Records from a collection:

--- START ---

template <int FL, int ND>
int launch_wgmma(psb_batch_t *b, const float *d_feats, long long total, const int32_t *d_klist, int n_k, const int32_t *d_featoff,
               bool check)
{
    psb_model_t *m = b->m;
    const size_t smem = (size_t)2 * 8 * ND * 16 + 2 * ((size_t)2 * 8 * WG_ROWS * 16 + WG_EXTRA);
    const long long tiles = (total + TC_ROWS - 1) / TC_ROWS;
    const int n_sm = psb_sm_count(m->device);
    int per_sm = 1;
    PSB_CUDA(cudaFuncSetAttribute(ptm_wgmma_kernel<FL, ND, false>, cudaFuncAttributeMaxDynamicSharedMemorySize, (int)smem));
    PSB_CUDA(cudaOccupancyMaxActiveBlocksPerMultiprocessor(&per_sm, ptm_wgmma_kernel<FL, ND, false>, TC_ROWS * 2, smem));
    int tpc = 1;
    while (tpc < 32 && (tiles / (tpc * 2)) * n_k >= (long long)n_sm * std::max(per_sm, 1) * 4) tpc *= 2;
    PSB_REQUIRE((tiles + tpc - 1) / tpc <= 65535, "too many frames for one launch of the tensor-core filter");
    const dim3 grid((unsigned)n_k, (unsigned)((tiles + tpc - 1) / tpc));
    b->tc_last_tpc = tpc;
    b->tc_last_ctas = grid.y;
    float *chk = b->d_tc_check;
    unsigned long long *stats = reinterpret_cast<unsigned long long *>(b->d_tc_check + 4);
    if (check) {
        auto kern = ptm_wgmma_kernel<FL, ND, true>;
        PSB_CUDA(cudaFuncSetAttribute(kern, cudaFuncAttributeMaxDynamicSharedMemorySize, (int)smem));
        kern<<<grid, TC_ROWS * 2, smem, b->stream>>>(d_feats, total, m->sumlen, d_featoff, d_klist, m->d_tc_wumma, m->d_tc_cen, m->d_tc_bnd,
                                                m->d_rec, m->d_rec_off, b->d_topn, b->d_tc_flags, (long long)b->tc_flag_words, m->K,
                                                m->n_feat, tpc, b->d_tc_items, b->d_tc_nitems, b->tc_item_cap, chk, stats);
    }
    else {
        auto kern = ptm_wgmma_kernel<FL, ND, false>;
        PSB_CUDA(cudaFuncSetAttribute(kern, cudaFuncAttributeMaxDynamicSharedMemorySize, (int)smem));
        kern<<<grid, TC_ROWS * 2, smem, b->stream>>>(d_feats, total, m->sumlen, d_featoff, d_klist, m->d_tc_wumma, m->d_tc_cen, m->d_tc_bnd,
                                                m->d_rec, m->d_rec_off, b->d_topn, b->d_tc_flags, (long long)b->tc_flag_words, m->K,
                                                m->n_feat, tpc, b->d_tc_items, b->d_tc_nitems, b->tc_item_cap, nullptr, nullptr);
    }
    PSB_LAUNCH_CHECK();
    if (b->d_tc_items) {
        const unsigned blocks = (unsigned)std::min<size_t>(((size_t)b->tc_item_cap + 127) / 128, (size_t)n_sm * 64);
        ptm_tc_exact_kernel<FL><<<blocks, 128, 0, b->stream>>>(d_feats, m->sumlen, d_featoff, b->d_tc_items, b->d_tc_nitems, b->tc_item_cap,
                                                              m->d_rec, m->d_rec_off, b->d_topn, b->d_tc_flags, (long long)b->tc_flag_words,
                                                              m->K, m->n_feat, ND, check ? stats : nullptr);
        PSB_LAUNCH_CHECK();
    }
    return PSB_OK;
}

}

int psb_tc_prepare(psb_model_t *m, const float *hm, const float *hv, const float *hd)
{
    m->tc_ok = false;
    if (m->kind != PSB_KIND_PTM || m->fixed_point || m->topn != 4) return PSB_OK;
    if (m->n_density != 64 && m->n_density != 128 && m->n_density != 256) return PSB_OK;
    for (int f = 0; f < m->n_feat; ++f)
        if (m->featlen[f] != 13) return PSB_OK;
    const int nd = m->n_density, FL = 13, K = m->K;
    std::vector<float> cen((size_t)K * 16, 0.f), bnd((size_t)K * 32, 0.f);
    std::vector<float> wu((size_t)K * 2 * 8 * nd * 4, 0.f);
    std::vector<double> W((size_t)TC_K * nd);
    for (int cb = 0; cb < m->n_mgau; ++cb)
        for (int f = 0; f < m->n_feat; ++f) {
            const int k = cb * m->n_feat + f;
            const size_t src = ((size_t)cb * m->sumlen + m->featoff[f]) * nd;
            const float *mu = hm + src, *vv = hv + src, *dt = hd + (size_t)k * nd;
            float *c = cen.data() + (size_t)k * 16, *bb = bnd.data() + (size_t)k * 32;
            for (int j = 0; j < FL; ++j) {
                double s = 0;
                for (int q = 0; q < nd; ++q) s += mu[(size_t)q * FL + j];
                c[j] = (float)(s / nd);
            }
            std::fill(W.begin(), W.end(), 0.0);
            double cmax = 0;
            for (int q = 0; q < nd; ++q) {
                double c0 = dt[q], quad = 0;
                for (int j = 0; j < FL; ++j) {
                    const double v = vv[(size_t)q * FL + j], mp = (double)mu[(size_t)q * FL + j] - (double)c[j];
                    W[(size_t)j * nd + q] = -v;
                    W[(size_t)(FL + j) * nd + q] = 2.0 * v * mp;
                    quad += std::fabs(v) * mp * mp;
                    c0 -= v * mp * mp;
                    bb[j] = std::max(bb[j], (float)std::fabs(v));
                    bb[FL + j] = std::max(bb[FL + j], (float)std::fabs(2.0 * v * mp));
                }
                W[(size_t)(2 * FL) * nd + q] = c0;
                cmax = std::max(cmax, std::fabs((double)dt[q]) + quad);
            }
            bb[2 * FL] = (float)(cmax * 1.0001);
            for (int j = 0; j < 2 * FL; ++j) bb[j] = std::nextafter(bb[j] * 1.0001f, INFINITY);
            float *u = wu.data() + (size_t)k * 2 * 8 * nd * 4;
            for (int kk = 0; kk < TC_K; ++kk)
                for (int q = 0; q < nd; ++q) {
                    const float v = (float)W[(size_t)kk * nd + q], h = round_tf32_host(v);
                    u[((size_t)(kk >> 2) * nd + q) * 4 + (kk & 3)] = h;
                    u[((size_t)(8 + (kk >> 2)) * nd + q) * 4 + (kk & 3)] = round_tf32_host(v - h);
                }
            for (int i = 0; i < 32; ++i)
                if (!std::isfinite(bb[i])) return PSB_OK;
        }
    if (!m->d_tc_wumma) {
        PSB_CUDA(cudaMalloc(&m->d_tc_wumma, wu.size() * sizeof(float)));
        PSB_CUDA(cudaMalloc(&m->d_tc_cen, cen.size() * sizeof(float)));
        PSB_CUDA(cudaMalloc(&m->d_tc_bnd, bnd.size() * sizeof(float)));
    }
    PSB_CUDA(cudaMemcpy(m->d_tc_wumma, wu.data(), wu.size() * sizeof(float), cudaMemcpyHostToDevice));
    PSB_CUDA(cudaMemcpy(m->d_tc_cen, cen.data(), cen.size() * sizeof(float), cudaMemcpyHostToDevice));
    PSB_CUDA(cudaMemcpy(m->d_tc_bnd, bnd.data(), bnd.size() * sizeof(float), cudaMemcpyHostToDevice));
    m->tc_ok = true;
    return PSB_OK;
}

bool psb_tc_usable(const psb_batch_t *b)
{
    const psb_model_t *m = b->m;
    return m->tc_ok && m->ds_ratio == 1 && b->topn_variant >= 6;
}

--- END ---

ACTION ITEM: All lines in the preceding records that hold the word "bool" need to be copied.

WRITTEN REPLY:
               bool check)
bool psb_tc_usable(const psb_batch_t *b)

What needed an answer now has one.